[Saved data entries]
┌────────
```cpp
extern "C" int dv_gauss_nll_rows_fwd(const float* x, int64_t ldx, const int32_t* xidx, const float* mu,
                                     const float* sd, int64_t ldp, int32_t M, int32_t X, int32_t mode, float* out,
                                     const float* bias_mu, const float* bias_sd, float sd_shift, dv_stream_t stream) {
    DV_REQUIRE(M >= 0 && X >= 0);
    if (M == 0) return DV_OK;
    DV_REQUIRE(x && mu && sd && out && ((bias_mu == nullptr) == (bias_sd == nullptr)));
    DV_REQUIRE(bias_mu == nullptr || mode == DV_GAUSS_SIGMA);
    const bool v4 = aligned16(x) && aligned16(mu) && aligned16(sd) && (ldx % 4 == 0) && (ldp % 4 == 0);
    auto a8 = [](const void* p) { return (reinterpret_cast<uintptr_t>(p) & 7) == 0; };
    const bool v2 = a8(x) && a8(mu) && a8(sd) && (ldx % 2 == 0) && (ldp % 2 == 0) && (!bias_mu || (a8(bias_mu) && a8(bias_sd)));
    const dim3 grid(grid_for(M, 4, 8192)), block(256);
#define DV_NLL_FWD(VEC, RAW)                                                                                             \
    hipLaunchKernelGGL((nll_rows_fwd_kernel<VEC, RAW>), grid, block, 0, ST(stream), x, ldx, xidx, mu, sd, ldp, M, X, mode, \
                       out, bias_mu, bias_sd, sd_shift)
    if (bias_mu) {
        if (v4) DV_NLL_FWD(4, true);
        else if (v2) DV_NLL_FWD(2, true);
        else DV_NLL_FWD(1, true);
    } else {
        if (v4) DV_NLL_FWD(4, false);
        else if (v2) DV_NLL_FWD(2, false);
        else DV_NLL_FWD(1, false);
    }
#undef DV_NLL_FWD
    DV_RETURN_LAUNCH();
}

extern "C" int dv_gauss_nll_rows_fwdbwd(const float* coef, const float* x, int64_t ldx, const int32_t* xidx,
                                        const float* mu, const float* sd, int64_t ldp, int32_t M, int32_t X,
                                        int32_t mode, int32_t sd_act, float sd_shift, float* out, float* dmu,
                                        float* dsd, int64_t ldd, const float* bias_mu, const float* bias_sd,
                                        dv_stream_t stream) {
    DV_REQUIRE(M >= 0 && X >= 0);
    if (M == 0) return DV_OK;
    DV_REQUIRE(coef && x && mu && sd && out && dmu && dsd && ((bias_mu == nullptr) == (bias_sd == nullptr)));
    auto a8 = [](const void* p) { return (reinterpret_cast<uintptr_t>(p) & 7) == 0; };
    const bool v2 = a8(x) && a8(mu) && a8(sd) && a8(dmu) && a8(dsd) && (ldx % 2 == 0) && (ldp % 2 == 0) && (ldd % 2 == 0);
    const dim3 grid(M < 16384 ? M : 16384), block(256);
    auto a16 = [](const void* p) { return (reinterpret_cast<uintptr_t>(p) & 15) == 0; };
    if (bias_mu && mode == DV_GAUSS_SIGMA && sd_act == DV_ACT_SOFTPLUS && X % 4 == 0 && ldx % 4 == 0 && ldp % 4 == 0 &&
        ldd % 4 == 0 && a16(x) && a16(mu) && a16(sd) && a16(dmu) && a16(dsd) && a16(bias_mu) && a16(bias_sd)) {
        hipLaunchKernelGGL(nll_rows_raw_sp_kernel, grid, block, 0, ST(stream), coef, x, ldx, xidx, mu, sd, ldp, M, X,
                           sd_shift, out, dmu, dsd, ldd, bias_mu, bias_sd);
        DV_RETURN_LAUNCH();
    }
    if (v2)
        hipLaunchKernelGGL(nll_rows_fwdbwd_kernel<true>, grid, block, 0, ST(stream), coef, x, ldx, xidx, mu, sd, ldp, M,
                           X, mode, sd_act, sd_shift, out, dmu, dsd, ldd, bias_mu, bias_sd);
    else
        hipLaunchKernelGGL(nll_rows_fwdbwd_kernel<false>, grid, block, 0, ST(stream), coef, x, ldx, xidx, mu, sd, ldp,
                           M, X, mode, sd_act, sd_shift, out, dmu, dsd, ldd, bias_mu, bias_sd);
    DV_RETURN_LAUNCH();
}

extern "C" int dv_gauss_nll_rows_raw_cs(const dv_nll_raw_cs_desc* dsc, dv_stream_t stream) {
    DV_REQUIRE(dsc != nullptr);
    const dv_nll_raw_cs_desc& d = *dsc;
    DV_REQUIRE(d.M >= 0 && d.X >= 4 && d.X % 4 == 0);
    if (d.M == 0) return DV_OK;
    const bool fwd_only = d.dmu == nullptr;
    DV_REQUIRE(d.x && d.mu && d.sd && d.out_part && d.bias_mu && d.bias_sd);
    DV_REQUIRE(fwd_only ? (d.dsd == nullptr && d.ws == nullptr) : (d.coef && d.dsd && d.ws));
    auto a16 = [](const void* p) { return (reinterpret_cast<uintptr_t>(p) & 15) == 0; };
    DV_REQUIRE(a16(d.x) && a16(d.mu) && a16(d.sd) && a16(d.bias_mu) && a16(d.bias_sd));
    DV_REQUIRE(d.ldx % 4 == 0 && d.ldp % 4 == 0);
// ... 655 lines not shown
```

Before: 1.724 million samples/s.

## Restructure segmented reparam backward to wave-per-row with register-batched gathers

Remaps the segmented reparameterization backward kernel so each wave owns one query row and 64 latent columns instead of flat element indexing. Segment pointers, the prior coefficient and raw values are fetched once per wave and broadcast with readlane. For short segments (up to 8 rows) the row indices are loaded in one shot and all gathers are issued before accumulation, exposing memory-level parallelism. This adds register pressure, a fallback loop for long segments, a new grid computation that must respect parked-grid limits, and explicit no-contract helpers to keep the arithmetic bit-identical.

Result: no change. 1.740 million samples/s (median of 6 runs) (+0.9%).

```diff
diff --git a/drvae_amd/csrc/rows.hip b/drvae_amd/csrc/rows.hip
--- a/drvae_amd/csrc/rows.hip
+++ b/drvae_amd/csrc/rows.hip
@@ -163,47 +163,142 @@
     return g;
 }
 
-__global__ void reparam_bwd_seg_kernel(const float* __restrict__ dz, int64_t ldz, const float* __restrict__ eps,
-                                       int64_t lde, const float* __restrict__ sd, int64_t ldq,
-                                       const int32_t* __restrict__ seg_ptr, const int32_t* __restrict__ seg_rows,
-                                       int nq, int Z, int mode, const float* __restrict__ extra, int64_t ldx,
-                                       const int32_t* __restrict__ ex_ptr, const int32_t* __restrict__ ex_rows,
-                                       float* __restrict__ dmu, float* __restrict__ dsd, int64_t lddq, float beta,
-                                       CounterBump bump, const float* __restrict__ dz2, int64_t ldz2, int n2,
-                                       ParkArgs park, dv_prior_kl pk) {
+__device__ __forceinline__ void seg_sample(float& a, float& b, float g, float g2, bool has2, float e) {
+#pragma clang fp contract(off)
+    if (has2) g = g + g2;
+    a = a + g;
+    b = b + g * e;
+}
+__device__ __forceinline__ void seg_scale(float& b, float sd) {
+#pragma clang fp contract(off)
+    b = b * (0.5f * expf(0.5f * sd));
+}
+__device__ __forceinline__ void seg_extra(float& a, float& b, float xa, float xb) {
+#pragma clang fp contract(off)
+    a = a + xa;
+    b = b + xb;
+}
+__device__ __forceinline__ void seg_finish(float& vm, float& vs, float a, float b, float beta, float om, float os,
+                                           bool prior, float c, float mq, float sd) {
+#pragma clang fp contract(off)
+    vm = (beta != 0.f ? beta * om : 0.f) + a;
+    vs = (beta != 0.f ? beta * os : 0.f) + b;
+    if (prior) {
+        vm = __builtin_fmaf(c, mq, vm);
+        vs = __builtin_fmaf(c, -0.5f * (1.f - expf(sd)), vs);
+    }
+}
+
+struct SegArgs {
+    const float* dz; int64_t ldz;
+    const float* eps; int64_t lde;
+    const float* sd; int64_t ldq;
+    const int32_t* seg_ptr; const int32_t* seg_rows;
+    int nq, Z, mode;
+    const float* extra; int64_t ldx;
+    const int32_t* ex_ptr; const int32_t* ex_rows;
+    float* dmu; float* dsd; int64_t lddq;
+    float beta;
+    const float* dz2; int64_t ldz2; int n2;
+};
+
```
└────────
[WORK TASK]
If a line above holds the word "register", copy it.

[YOUR SOLUTION]
## Restructure segmented reparam backward to wave-per-row with register-batched gathers
Remaps the segmented reparameterization backward kernel so each wave owns one query row and 64 latent columns instead of flat element indexing. Segment pointers, the prior coefficient and raw values are fetched once per wave and broadcast with readlane. For short segments (up to 8 rows) the row indices are loaded in one shot and all gathers are issued before accumulation, exposing memory-level parallelism. This adds register pressure, a fallback loop for long segments, a new grid computation that must respect parked-grid limits, and explicit no-contract helpers to keep the arithmetic bit-identical.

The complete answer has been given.